The first ministers of MacMahon were Orleanists of the purest water, and they did their best to bring the Orleans dynasty back to the throne, especially after the publication of the famous letter of the Comte de Chambord, which sealed for ever his fate as a Pretender. They were all, too, gentlemen by birth and by education, and men of learning and experience. Two among them, the Duc de Broglie and the Duc Decazes, have left their impress on the history of France, and deserve its gratitude for the services they have rendered to her. But all of them were utopian in the sense that they believed in the triumph of the opinions they held. They never admitted the possibility of new people coming to the front, new ideas developing so quickly that they would have to be reckoned with by every government no matter to what shade it belonged. More especially did they fail to foresee the triumph of the Radical and revolutionary elements. They considered them as of no serious importance, perhaps because they had never troubled to study them carefully, and so appreciate their strength.

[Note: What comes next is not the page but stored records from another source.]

__global__ void __launch_bounds__(256) k_scan_a(const uint32_t *in, uint32_t n, uint64_t *blk_tot) {
  const uint32_t i = blockIdx.x * 256 + threadIdx.x;
  uint32_t tot;
  (void)block_excl_scan(i < n ? in[i] : 0u, &tot);
  if (threadIdx.x == 0) blk_tot[blockIdx.x] = tot;
}
__global__ void __launch_bounds__(256) k_scan_b(uint64_t *blk_tot, uint32_t nb) {
  __shared__ uint64_t carry;
  if (threadIdx.x == 0) carry = 0;
  __syncthreads();
  for (uint32_t base = 0; base < nb; base += 256) {
    const uint32_t i = base + threadIdx.x;
    const uint64_t v = i < nb ? blk_tot[i] : 0;
    const int lane = threadIdx.x & 63, wid = threadIdx.x >> 6;
    __shared__ uint64_t ws[4];
    uint64_t x = v;
#pragma unroll
    for (int d = 1; d < 64; d <<= 1) {
      const uint64_t y = __shfl_up(x, d, 64);
      if (lane >= d) x += y;
// ... 563 lines not shown
  }
  FQ_HIP(hipGetLastError());
  return 0;
}
int launch_pack_aln(const FqAln *aln, const uint32_t *n_aln, const uint64_t *off, uint32_t cap, uint32_t n_work, FqAln *packed) {
  FQ_PRE();
  if (!n_work) return 0;
  hipLaunchKernelGGL(k_pack_aln, dim3(nblk(n_work, 256)), dim3(256), 0, g_stream, aln, n_aln, off, cap, n_work, packed);
  FQ_HIP(hipGetLastError());
  return 0;
}
int launch_sa(const FqSaArgs &a) {
  FQ_PRE();
  if (!a.n_rows) return 0;
  hipEvent_t e0, e1;
  kernel_events(FQ_K_SA_KERNEL, &e0, &e1);
  hipExtLaunchKernelGGL(k_sa, dim3(nblk(a.n_rows, 256)), dim3(256), 0, g_stream, e0, e1, 0, a);
  FQ_HIP(hipGetLastError());
  return 0;
}
static const size_t kLdsBudget = 150 * 1024;
int launch_sw(const FqSwArgs &a) {
  FQ_PRE();
  if (a.n_task <= 0) return 0;
  size_t lds = (size_t)(2 * (a.RL + 2) + 3 * (a.RL + 1)) * 4 + ((a.RL + 16) & ~15) + ((a.QL + 16) & ~15) + ((a.RL + a.QL + 16) & ~15);
  if (lds > kLdsBudget) { g_err = "SW window too large for LDS (" + std::to_string(a.RL) + " bases)"; return -5; }
  FqSwArgs b = a;
  const size_t trace_bytes = (size_t)(a.RL + 1) * (a.QL + 1) + 16;
  b.trace_in_lds = (lds + trace_bytes <= kLdsBudget && a.n_task <= 256) ? 1 : 0;
  b.serial_reverse = g_cur->tune.sw_serial_reverse;
  if (b.trace_in_lds) lds += trace_bytes;
  hipEvent_t e0, e1;
  kernel_events(FQ_K_SW_KERNEL, &e0, &e1);
  hipExtLaunchKernelGGL(k_sw_wave, dim3((unsigned)a.n_task), dim3(64), lds, g_stream, e0, e1, 0, b);
  FQ_HIP(hipGetLastError());
  return 0;
}
__global__ void __launch_bounds__(64) k_sw_thread(FqSwArgs a) {
  const int t = blockIdx.x * blockDim.x + threadIdx.x;
  if (t < a.n_task) fq_sw_thread(a, t);
}
int launch_sw_serial(const FqSwArgs &a) {
  FQ_PRE();
  if (a.n_task <= 0) return 0;
  hipEvent_t e0, e1;
  kernel_events(FQ_K_SW_KERNEL, &e0, &e1);
  hipExtLaunchKernelGGL(k_sw_thread, dim3(nblk((uint64_t)a.n_task, 64)), dim3(64), 0, g_stream, e0, e1, 0, a);
  FQ_HIP(hipGetLastError());
  return 0;
}
int launch_refine(const FqRefineArgs &a) {
  FQ_PRE();
  if (a.n_task <= 0) return 0;
  const size_t wave_lds = (size_t)3 * (a.RL + 1) * 4 + ((a.RL + 16) & ~15) + ((a.QL + 16) & ~15) + ((a.RL + a.QL + 16) & ~15) + (size_t)((a.RL + 2) >> 1) * (a.QL + 1) + 16;
  const bool no_wave = g_cur->tune.refine_lanes != 0;
  hipEvent_t e0, e1;
  kernel_events(FQ_K_REFINE_KERNEL, &e0, &e1);
  if (wave_lds <= 64 * 1024 && !no_wave) {
    hipExtLaunchKernelGGL(k_refine_wave, dim3((unsigned)a.n_task), dim3(64), wave_lds, g_stream, e0, e1, 0, a);
    FQ_HIP(hipGetLastError());
    return 0;
  }
  const size_t lds = (size_t)3 * (a.RL + 1) * 64 * 4;
  if (lds <= kLdsBudget) {
    hipExtLaunchKernelGGL(k_refine_lds, dim3(nblk((uint64_t)a.n_task, 64)), dim3(64), lds, g_stream, e0, e1, 0, a);
  } else {
    hipExtLaunchKernelGGL(k_refine, dim3(nblk((uint64_t)a.n_task, 64)), dim3(64), 0, g_stream, e0, e1, 0, a);
  }
  FQ_HIP(hipGetLastError());
  return 0;
}
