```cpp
template <bool kFloat, int kAblate, bool kXLds = false>
__global__ __launch_bounds__(kBmThreads) void spmv_bitmap_kernel(const uint8_t* __restrict__ image, const Block* __restrict__ blocks,
                                                                const Unit* __restrict__ units, const uint32_t* __restrict__ x, uint32_t num_cols,
                                                                uint32_t* __restrict__ out, int32_t row_part_filter,
                                                                const uint32_t* __restrict__ part_heads, uint64_t* __restrict__ timeline,
                                                                uint32_t x_lds_offset, CarriedCombine carry) {
    using R = Rows<kFloat>;
    using acc_t = typename R::acc_t;
    extern __shared__ __attribute__((aligned(16))) uint8_t lds[];
    acc_t* ys = reinterpret_cast<acc_t*>(lds);
    const uint32_t tid = threadIdx.x;
    const uint32_t lane = tid & (kWaveLanes - 1);
    const uint32_t wave = __builtin_amdgcn_readfirstlane(tid / kWaveLanes);
    uint64_t* stamps = (kAblate & 64) ? timeline + (static_cast<size_t>(blockIdx.x) * kBitmapWaves + wave) * 8 : nullptr;
    auto stamp = [&](int i, uint32_t dep) {
        if (!(kAblate & 64)) return;
        uint64_t t;
        asm volatile("s_memrealtime %0\n\ts_waitcnt lgkmcnt(0)" : "=s"(t) : "s"(dep));
        if (lane == 0) stamps[i] = t;
    };
    stamp(0, wave);
    uint32_t wg = blockIdx.x;
    if ((gridDim.x & 7u) == 0) wg = (blockIdx.x & 7u) * (gridDim.x >> 3) + (blockIdx.x >> 3);
    if (carry.partial) carried_combine<kFloat, kBmThreads>(carry, blockIdx.x, gridDim.x, tid);
    uint32_t bi = wg;
    if (row_part_filter >= 0) {
        bi = ((const __attribute__((address_space(4))) uint32_t*)part_heads)[static_cast<uint32_t>(row_part_filter) * gridDim.x + wg];
        if (bi == kNoBlock) return;
    }
    bool first_block = true;
    uint32_t staged_col0 = 0, staged_groups = 0;
    for (uint32_t next = 0;; bi = next) {
        const BlockTable blk = (BlockTable)(blocks + bi);
        next = (row_part_filter >= 0 && blk->next_part > static_cast<uint32_t>(row_part_filter)) ? 0u : blk->next;
        const uint32_t nrows = blk->nrows, out0 = blk->out_offset;
        const uint32_t* hdr = reinterpret_cast<const uint32_t*>(units) + (static_cast<size_t>(bi) * kBitmapWaves + wave) * (kBitmapRunSlots * 16);
        const uint32_t seg_word = hdr[min(lane, 15u)];
        uint32_t first_masks[4];
#pragma unroll
        for (int b = 0; b < 4; ++b) first_masks[b] = hdr[16 + 16 * b + (lane & 15u)];
        const uint32_t row_begin = __builtin_amdgcn_readlane(seg_word, 0), row_end = __builtin_amdgcn_readlane(seg_word, 1);
        const uint32_t g_begin = __builtin_amdgcn_readlane(seg_word, 2), steps = __builtin_amdgcn_readlane(seg_word, 3) - g_begin;
        const uint64_t* mp = reinterpret_cast<const uint64_t*>(image) +
                             ((static_cast<uint64_t>(__builtin_amdgcn_readlane(seg_word, 7)) << 32) | __builtin_amdgcn_readlane(seg_word, 6));
        const uint32_t* vp = reinterpret_cast<const uint32_t*>(image) +
                             ((static_cast<uint64_t>(__builtin_amdgcn_readlane(seg_word, 5)) << 32) | __builtin_amdgcn_readlane(seg_word, 4));
        const uint32_t col0 = blk->first_col0 + g_begin * kBitmapGroupCols;
        stamp(1, col0 + steps + nrows);

        if (!first_block) __syncthreads();
        for (uint32_t i = tid; i <= nrows; i += kBmThreads) ys[i] = 0;
        LdsWords xs_run = nullptr;
        if constexpr (kXLds) {
            const uint32_t c0 = blk->first_col0, groups = blk->first_ncols;
            typedef uint32_t u4 __attribute__((ext_vector_type(4)));
            auto* xs = (__attribute__((address_space(3))) u4*)(lds + x_lds_offset);
            if (first_block || c0 != staged_col0 || groups != staged_groups) {
// ... 107 lines not shown
```
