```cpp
void d2g_bitslice_geometry(d2g_cmp_set *set);
int  d2g_bitslice_alloc(d2g_ctx *ctx, d2g_cmp_set *set);
int  d2g_bitslice_prepare(d2g_ctx *ctx, d2g_cmp_set *set, hipStream_t s);
int  d2g_bitslice_export(d2g_ctx *ctx, d2g_cmp_set *set, hipStream_t s);
int  d2g_bitslice_alloc_stream(d2g_ctx *ctx, d2g_cmp_set *set);
int  d2g_bitslice_ensure_natural(d2g_ctx *ctx, const d2g_cmp_set *set, hipStream_t s);
int  d2g_bitslice_managed_sparse_alloc(d2g_ctx *ctx, d2g_cmp_set *set);
int  d2g_bitslice_managed_ready(d2g_ctx *ctx, d2g_cmp_set *set, hipStream_t s);
int  d2g_bitslice_sparse_info(d2g_ctx *ctx, const d2g_cmp_set *set, hipStream_t s, uint32_t *out4);
int  d2g_bitslice_sparse_detail(d2g_ctx *ctx, const d2g_cmp_set *set, hipStream_t s, uint64_t *out10);
SpInit d2g_bitslice_sp_init(const d2g_cmp_set *set);
int  d2g_bitslice_debug_read(d2g_ctx *ctx, const d2g_cmp_set *set, hipStream_t s, uint64_t *pairs_out, size_t cap, size_t *npairs, uint32_t *root_out);
int  d2g_bitslice_status(d2g_ctx *ctx, const d2g_cmp_set *set, hipStream_t s);
int  d2g_bitslice_exporter_create(d2g_ctx *ctx, size_t N, size_t S_local, d2g_cmp_set **out);
void d2g_bitslice_set_export_target(d2g_cmp_set *set, uint32_t *planes, uint32_t *meta, uint32_t *status);
int  d2g_bitslice_prepare_slice(d2g_ctx *ctx, d2g_cmp_set *set, const uint64_t *rows_dev, hipStream_t s);
int  d2g_bitslice_derive_groups(d2g_ctx *ctx, const d2g_cmp_set *set, int g0, int g1, hipStream_t s);
int  d2g_bitslice_ut(d2g_ctx *ctx, const d2g_cmp_set *set, size_t r0, size_t r1, uint32_t *eq_out,
                     const float *lut, float *fout, hipStream_t s);
int  d2g_bitslice_prefill(d2g_ctx *ctx, d2g_cmp_set *set, size_t r0, size_t r1, uint32_t *eq_out, const float *lut, float *fout, hipStream_t s);
int  d2g_bitslice_announce(d2g_ctx *ctx, d2g_cmp_set *set, size_t r0, size_t r1, uint32_t *eq_out, const float *lut, float *fout);
void d2g_bitslice_forget(d2g_cmp_set *set);
int  d2g_bitslice_rect(d2g_ctx *ctx, const d2g_cmp_set *set, size_t a0, size_t a1, size_t b0, size_t b1,
                       uint32_t *eq_out, hipStream_t s);
```

### dashing2_amd/csrc/d2g_k2.hip

```cpp
#include "d2g_internal.h"
#include "d2g_k2.h"
#include "d2g_k2_shape.h"
#include <algorithm>
#include <new>
#include <vector>

namespace {

constexpr int K2_THREADS = 256;
constexpr int K2_IW = 8;
constexpr int K2_JR = 4;
constexpr int K2_RB = 4 * K2_IW;
constexpr int K2_CB = 64 * K2_JR;
constexpr int K2_TC = 2;

}
int finish_shape(d2g_ctx *ctx, PairShape &sh, unsigned rb) {
    sh.rb = rb;
    sh.nrt = (unsigned)div_up<size_t>(sh.i_hi - sh.i_lo, rb);
    sh.ct0 = (unsigned)(sh.j_lo / 256);
    sh.nct = (unsigned)(div_up<size_t>(sh.j_hi, 256) - sh.ct0);
    size_t total = 0;
    for (unsigned c = 0; c < sh.nct; ++c) total += tiles_in_column(sh, c);
    D2G_CHECK(ctx, total < (1ull << 31), "pair tile grid too large; shard rows");
// ... 147 lines not shown
    delete set;
}

int d2g_cmp_set_algo(const d2g_cmp_set *set) { return set ? set->algo : D2G_ERR_INVALID; }

int d2g_cmp_set_id_bits(const d2g_cmp_set *set) { return (set && set->algo == D2G_CMP_BITSLICE && set->d_ids) ? set->id_bits : 0; }

size_t d2g_cmp_set_operand_bytes(const d2g_cmp_set *set) {
    if (!set) return 0;
    return (set->d_rows.cap() + set->d_cols.cap()) * sizeof(uint64_t) +
           (set->own_planes.cap() + set->d_stream.cap() + (set->sp ? set->sp->d_stream_s.cap() : 0) + set->d_cplanes.cap()) * sizeof(uint32_t);
}

#define D2G_NO_CODE_SET(ctx, set, what) D2G_CHECK(ctx, (set)->algo != D2G_CMP_PLANES, what ": not available for a set of truncated codes")

static int cmp_set_load(d2g_ctx *ctx, d2g_cmp_set *set, const uint64_t *sig_bits_dev, hipStream_t s) {
    const size_t N = set->N, S = set->S;
    if (set->d_rows) D2G_HIP(ctx, hipMemcpyAsync(set->d_rows, sig_bits_dev, N * S * sizeof(uint64_t), hipMemcpyDeviceToDevice, s));
    d2g_timer tm(ctx, &ctx->ev_k2prep, s);
    launch_transpose(ctx, sig_bits_dev, set->d_cols, N, S, set->Npad, set->algo == D2G_CMP_BITSLICE ? set->d_meta + set->ntb : nullptr,
                     set->algo == D2G_CMP_BITSLICE ? d2g_bitslice_sp_init(set) : SpInit{}, s);
    int rc = D2G_OK;
    if (set->algo == D2G_CMP_BITSLICE) rc = d2g_bitslice_prepare(ctx, set, s);
    tm.stop();
    if (rc) return rc;
    D2G_HIP(ctx, hipGetLastError());
    return D2G_OK;
}

}

int d2g_bitslice_prepare_slice(d2g_ctx *ctx, d2g_cmp_set *set, const uint64_t *rows_dev, hipStream_t s) {
    d2g_timer tm(ctx, &ctx->ev_k2prep, s);
    launch_transpose(ctx, rows_dev, set->d_cols, set->N, set->S, set->Npad, set->d_meta + set->ntb, d2g_bitslice_sp_init(set), s);
    const int rc = d2g_bitslice_prepare(ctx, set, s);
    tm.stop();
    if (rc) return rc;
    D2G_HIP(ctx, hipGetLastError());
    return D2G_OK;
}

extern "C" {

int d2g_cmp_set_create_dev(d2g_ctx *ctx, const uint64_t *sig_bits_dev, size_t N, size_t S, int algo,
                           void *stream, d2g_cmp_set **out) {
    if (!ctx || !out) return D2G_ERR_INVALID;
    *out = nullptr;
    D2G_CHECK(ctx, N >= 1 && S >= 1, "cmp_set: empty matrix");
    D2G_CHECK(ctx, S < (1ull << 31), "cmp_set: sketchsize too large");
    D2G_CHECK(ctx, sig_bits_dev != nullptr, "cmp_set: null signatures");
    D2G_CHECK(ctx, algo == D2G_CMP_AUTO || algo == D2G_CMP_DIRECT || algo == D2G_CMP_BITSLICE, "cmp_set: bad algo");
    D2G_HIP(ctx, hipSetDevice(ctx->device));
    hipStream_t s = as_stream(stream);
    d2g_cmp_set *set = new (std::nothrow) d2g_cmp_set();
    if (!set) return D2G_ERR_NOMEM;
    set->ctx = ctx; set->N = N; set->S = S;
    set->Npad = div_up<size_t>(N, K2_CB) * K2_CB;
    if (int rc = set->d_cols.alloc(ctx, set->Npad * S, "cmp_set alloc")) { d2g_cmp_set_destroy(set); return rc; }
    set->algo = D2G_CMP_DIRECT;
    if (algo != D2G_CMP_DIRECT) {
        int rc = d2g_bitslice_alloc(ctx, set);
        if (rc == D2G_OK) set->algo = D2G_CMP_BITSLICE;
        else if (!(rc == D2G_ERR_UNSUPPORTED && algo == D2G_CMP_AUTO)) { d2g_cmp_set_destroy(set); return rc; }
    }
    if (set->algo == D2G_CMP_DIRECT) {
        if (int rc = set->d_rows.alloc(ctx, (N + K2_RB) * S, "cmp_set alloc")) { d2g_cmp_set_destroy(set); return rc; }
        (void)hipMemsetAsync(set->d_rows + N * S, 0, (size_t)K2_RB * S * sizeof(uint64_t), s);
    }
    int rc = cmp_set_load(ctx, set, sig_bits_dev, s);
    if (rc) { d2g_cmp_set_destroy(set); return rc; }
    *out = set;
    return D2G_OK;
}
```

It is said that the Duc d’Aumale, when sounded as to whether or not he would accept the Presidency of the Republic, and under what conditions, had replied: “Je veux bien être une transaction; une transition jamais.” Marshal MacMahon was to form the bridge of transition from the government of a gentleman to that of a political man, such as the Presidents who have succeeded him have all essentially been. He brought with him to the Elysée traditions that are still respected, and customs that have become a dead letter since his fall. His tenure of office was attended with great dignity, and an amount of state that savoured a little of real Court life such as he had known and understood how to represent. He did not indulge in petty economies unworthy of his high position, and kept open house for his followers and friends, dispensing at the same time a generous and unbounded hospitality in regard to all who came to pay their respects to him in his capacity as First Magistrate of the French Republic. His wife, too, the Duchesse de Magenta, was a really great lady, by birth as well as by education, and she seconded him to the best of her ability—entertaining for him on a grand scale, receiving foreign ambassadors with a queenly grace combined with the affability of a true grande dame. La Maréchale, as she was familiarly called by her friends, was a remarkable woman in her way, and it is very much to be regretted that she refused the whole time that her husband remained in office to interest herself in public affairs, from which she kept aloof as much as she possibly could; she was exceedingly generous, and the poor of Paris remember her to this day.

When the Marshal had to retire into private life, it was found that he had not only spent all the allowance that he received from the State, but also a great deal of his own private fortune, so that when he gave up his high office, he was a poorer man than when he had entered upon it. The Duchesse de Magenta, when she became a widow, was left with less than moderate means, and had to lead a simple existence, devoid of accustomed luxuries. She was a very modest woman, and it is related that she was often to be met in the morning riding in an omnibus, with a basket on her arm, doing her own marketing in company with her cook or housemaid. France did not show herself grateful for the services which, in spite of his many political errors, Marshal MacMahon undoubtedly rendered to her, and did not trouble itself as to the fate of his widow or his children. The Duchesse only received the pension attached to the military position which her late husband had occupied, and had her son, the present Duc de Magenta, not married the daughter of the Duc de Chartres, the Princess Marguerite of Orleans, he would have hardly had enough to live according to the exigencies of his rank as a captain in the French army. The example is rare, and ought not to be forgotten, especially nowadays, when the first preoccupation of people in power is to lay aside as much money as they can against the time when they have to abandon office.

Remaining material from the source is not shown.